- What you have to do: Among the records below, find the lines with the word "rows" and copy them.

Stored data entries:
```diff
+        d[2] = __builtin_bit_cast(uint4, sp.lo);
+      }
     }
   }
   const int rows = nimg * opix;
-  int pbase[MI];
+  int pbase[MI], kbase[MI];
 #pragma unroll
   for (int mi = 0; mi < MI; ++mi) {
     const int r = min(mi * 32 + li, rows - 1);
     const int n = r / opix, rem = r - n * opix, oh = rem / g.OW, ow = rem - oh * g.OW;
     pbase[mi] = n * ipix + oh * g.stride * g.IW + ow * g.stride;
-  }
-  const int CB = g.Cin / 32;
-  const int CPT = CB / 4;
-  const int NCW = 9 * CPT;
-  const uint4 *wq = reinterpret_cast<const uint4 *>(a.wp) + (size_t)nt * (9 * CB) * 384 + lane;
-  constexpr int NS = !X6 ? 1 : (MI == 1 ? 3 : 1);
-  pipe::f32x16 acc[MI], accl[X6 ? MI : 1][NS];
+    kbase[mi] = r;
+  }
+  constexpr int NS = MI == 1 ? 3 : 1;
+  pipe::f32x16 acc[MI], accl[MI][NS];
 #pragma unroll
   for (int mi = 0; mi < MI; ++mi)
 #pragma unroll
     for (int e = 0; e < 16; ++e) {
       acc[mi][e] = 0.f;
-      if (X6) {
-#pragma unroll
-        for (int n = 0; n < NS; ++n) accl[mi][n][e] = 0.f;
-      }
-    }
-  uint4 bq[2][2][3];
-  auto load_b = [&](int c, int buf) {
-    const int tap = c / CPT, cb = wid + 4 * (c - tap * CPT);
-    const uint4 *src = wq + (size_t)(tap * CB + cb) * 384;
-#pragma unroll
-    for (int qp = 0; qp < 2; ++qp)
-#pragma unroll
-      for (int pl = 0; pl < 3; ++pl) bq[buf][qp][pl] = src[(qp * 3 + pl) * 64];
-  };
-  load_b(0, 0);
-  pipe::wait_vm<0>();
+#pragma unroll
+      for (int n = 0; n < NS; ++n) accl[mi][n][e] = 0.f;
+    }
   __syncthreads();
   auto chunk = [&](int c, int buf) {
     if (c + 1 < NCW) load_b(c + 1, buf ^ 1);
-    const int tap = c / CPT, cb = wid + 4 * (c - tap * CPT);
+    const int tap = c / CPT, cb = kp + 4 * (c - tap * CPT);
     const int kh = tap / 3, kw = tap - 3 * kh;
-    const int slot0 = cb * 8 + lk * 4;
-    const float *ap[MI];
+    const int unit0 = cb * 4 + lk * 2;
+    const char *ap[MI];
     int sw[MI];
 #pragma unroll
     for (int mi = 0; mi < MI; ++mi) {
-      const int p = pbase[mi] + kh * g.IW + kw;
-      ap[mi] = smem + p * g.Cin;
-      sw[mi] = p & 15;
-    }
-    if (X6) {
-#pragma unroll
-      for (int qp = 0; qp < 2; ++qp) {
-        scae_x6::Split3 bs;
-        bs.hi = __builtin_bit_cast(scae_x6::bf16x8, bq[buf][qp][0]);
-        bs.mid = __builtin_bit_cast(scae_x6::bf16x8, bq[buf][qp][1]);
-        bs.lo = __builtin_bit_cast(scae_x6::bf16x8, bq[buf][qp][2]);
-        scae_x6::Split3 as[MI];
-#pragma unroll
-        for (int mi = 0; mi < MI; ++mi) {
-          const float4 a0 = pipe::lds4(ap[mi] + (((slot0 + 2 * qp) ^ sw[mi]) << 2));
-          const float4 a1 = pipe::lds4(ap[mi] + (((slot0 + 2 * qp + 1) ^ sw[mi]) << 2));
-          as[mi] = scae_x6::split3(a0, a1);
-        }
+      ap[mi] = simg + (pbase[mi] + kh * g.IW + kw) * rowb;
+      sw[mi] = (kbase[mi] + (kh >> sh) * g.OW + (kw >> sh)) & 15;
+    }
+#pragma unroll
+    for (int qp = 0; qp < 2; ++qp) {
+      scae_x6::Split3 bs;
+      bs.hi = __builtin_bit_cast(scae_x6::bf16x8, bq[buf][qp][0]);
+      bs.mid = __builtin_bit_cast(scae_x6::bf16x8, bq[buf][qp][1]);
+      bs.lo = __builtin_bit_cast(scae_x6::bf16x8, bq[buf][qp][2]);
+      scae_x6::Split3 as[MI];
+#pragma unroll
+      for (int mi = 0; mi < MI; ++mi) {
+        const uint4 *src =
+            reinterpret_cast<const uint4 *>(ap[mi] + ((unit0 + qp) ^ sw[mi]) * UNIT_BYTES);
+        as[mi].hi = __builtin_bit_cast(scae_x6::bf16x8, src[0]);
+        as[mi].mid = __builtin_bit_cast(scae_x6::bf16x8, src[1]);
+        as[mi].lo = __builtin_bit_cast(scae_x6::bf16x8, src[2]);
+      }
 #define SCAE_X6_STEP(AP, BP, N)                                                                   \
   _Pragma("unroll") for (int mi = 0; mi < MI; ++mi) accl[mi][(N) % NS] =                          \
       __builtin_amdgcn_mfma_f32_32x32x16_bf16(as[mi].AP, bs.BP, accl[mi][(N) % NS], 0, 0, 0);
-        SCAE_X6_STEP(hi, lo, 0)
-        SCAE_X6_STEP(lo, hi, 1)
-        SCAE_X6_STEP(mid, mid, 2)
-        SCAE_X6_STEP(hi, mid, 0)
-        SCAE_X6_STEP(mid, hi, 1)
+      SCAE_X6_STEP(hi, lo, 0)
+      SCAE_X6_STEP(lo, hi, 1)
+      SCAE_X6_STEP(mid, mid, 2)
+      SCAE_X6_STEP(hi, mid, 0)
+      SCAE_X6_STEP(mid, hi, 1)
 #undef SCAE_X6_STEP
 #pragma unroll
-        for (int mi = 0; mi < MI; ++mi)
-          acc[mi] = __builtin_amdgcn_mfma_f32_32x32x16_bf16(as[mi].hi, bs.hi, acc[mi], 0, 0, 0);
-      }
+      for (int mi = 0; mi < MI; ++mi)
+        acc[mi] = __builtin_amdgcn_mfma_f32_32x32x16_bf16(as[mi].hi, bs.hi, acc[mi], 0, 0, 0);
     }
   };
   for (int c = 0; c < NCW; c += 2) {
     chunk(c, 0);
     if (c + 1 < NCW) chunk(c + 1, 1);
   }
-  if (X6) {
-#pragma unroll
-    for (int mi = 0; mi < MI; ++mi) {
-      pipe::f32x16 small = accl[mi][0];
-#pragma unroll
-      for (int n = 1; n < NS; ++n) small += accl[mi][n];
-      acc[mi] += small;
-    }
+#pragma unroll
+  for (int mi = 0; mi < MI; ++mi) {
+    pipe::f32x16 small = accl[mi][0];
+#pragma unroll
+    for (int n = 1; n < NS; ++n) small += accl[mi][n];
+    acc[mi] += small;
   }
   __syncthreads();
 #pragma unroll
@@ -139,7 +168,7 @@
   const int col = nt * 32 + li;
   const float bn = a.bias[col];
   float pb[MI][4];
-  const int row0 = 8 * wid + 4 * lk;
+  const int row0 = 8 * kp + 4 * lk;
   if (a.out_post) {
 #pragma unroll
     for (int mi = 0; mi < MI; ++mi)
@@ -159,7 +188,8 @@
     for (int e = 0; e < 4; ++e) {
       float v = 0.f;
 #pragma unroll
-      for (int w = 0; w < 4; ++w) v += smem[((w * MI + mi) * 16 + 4 * wid + e) * 64 + lane];
+      for (int w = 0; w < 4; ++w)
+        v += smem[(((nj * 4 + w) * MI + mi) * 16 + 4 * kp + e) * 64 + lane];
       const int r = mi * 32 + row0 + e;
       const float o = fmaxf(v + bn, 0.f);
       const int off = r < rows ? ((img0 * opix + r) * g.Cout + col) * 4 : pipe::DMA_ZERO;
@@ -170,7 +200,7 @@
 }
 
 struct ResPlan {
-  int G, MI;
+  int G, MI, NJ;
   size_t lds;
 };
 bool res_plan(const ConvGeom &g, ResPlan &p, int force_g) {
@@ -181,11 +211,12 @@
   for (int G = 1; G <= 8 && G <= g.B; ++G) {
     if (force_g > 0 && G != force_g) continue;
     const int MI = (G * opix + 31) / 32;
-    const size_t stage = ((size_t)G * ipix * g.Cin * 4 + 1023) & ~(size_t)1023;
-    const size_t lds = std::max(stage, (size_t)4 * MI * 16 * 64 * 4);
-    if (MI > 4 || lds > (force_g > 0 ? 150 : 64) * 1024) break;
+    const size_t stage = ((size_t)G * ipix * (g.Cin / 8) + 1) * UNIT_BYTES;
+    const int NJ = g.Cout % 64 == 0 && MI <= 2 ? 2 : 1;
+    const size_t lds = std::max(stage, (size_t)4 * NJ * MI * 16 * 64 * 4);
+    if (MI > 4 || lds > (force_g > 0 ? 150 : 80) * 1024) break;
     const double use = (double)G * opix / (32. * MI);
-    if (use > best + 1e-9) best = use, p.G = G, p.MI = MI, p.lds = lds;
+    if (use > best + 1e-9) best = use, p.G = G, p.MI = MI, p.NJ = NJ, p.lds = lds;
   }
   return p.G > 0;
 }
@@ -208,20 +239,21 @@
   ResPlan p;
   if (!res_plan(g, p, group)) return SCAE_ERR_UNSUPPORTED;
   ResArgs a{in, wp, bias, post_bias, out, out_post, g, p.G};
-  const dim3 grid((Cout / 32) * ((B + p.G - 1) / p.G));
+  const dim3 grid((Cout / (32 * p.NJ)) * ((B + p.G - 1) / p.G));
   hipStream_t st = (hipStream_t)stream;
-#define SCAE_RES(M)                                                                              \
-  case M: {                                                                                      \
+#define SCAE_RES(M, J)                                                                           \
+  case M * 2 + J - 1: {                                                                          \
     if (p.lds > 48 * 1024) {                                                                     \
-      hipError_t e = hipFuncSetAttribute(reinterpret_cast<const void *>(conv_res_fwd_kernel<M>), \
-                                         hipFuncAttributeMaxDynamicSharedMemorySize, (int)p.lds); \
+      hipError_t e =                                                                             \
+          hipFuncSetAttribute(reinterpret_cast<const void *>(conv_res_fwd_kernel<M, J>),         \
+                              hipFuncAttributeMaxDynamicSharedMemorySize, (int)p.lds);           \
       if (e != hipSuccess) return (int)e;                                                        \
     }                                                                                            \
-    scae::launch(conv_res_fwd_kernel<M>, grid, dim3(NT), p.lds, st, a);                          \
+    scae::launch(conv_res_fwd_kernel<M, J>, grid, dim3(NT * J), p.lds, st, a);                   \
     break;                                                                                       \
   }
-  switch (p.MI) {
-    SCAE_RES(1) SCAE_RES(2) SCAE_RES(3) SCAE_RES(4)
+  switch (p.MI * 2 + p.NJ - 1) {
+    SCAE_RES(1, 1) SCAE_RES(2, 1) SCAE_RES(3, 1) SCAE_RES(4, 1) SCAE_RES(1, 2) SCAE_RES(2, 2)
     default: return SCAE_ERR_UNSUPPORTED;
   }
 #undef SCAE_RES
```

- Output of the exercise:
   const int rows = nimg * opix;
     const int r = min(mi * 32 + li, rows - 1);
       const int off = r < rows ? ((img0 * opix + r) * g.Cout + col) * 4 : pipe::DMA_ZERO;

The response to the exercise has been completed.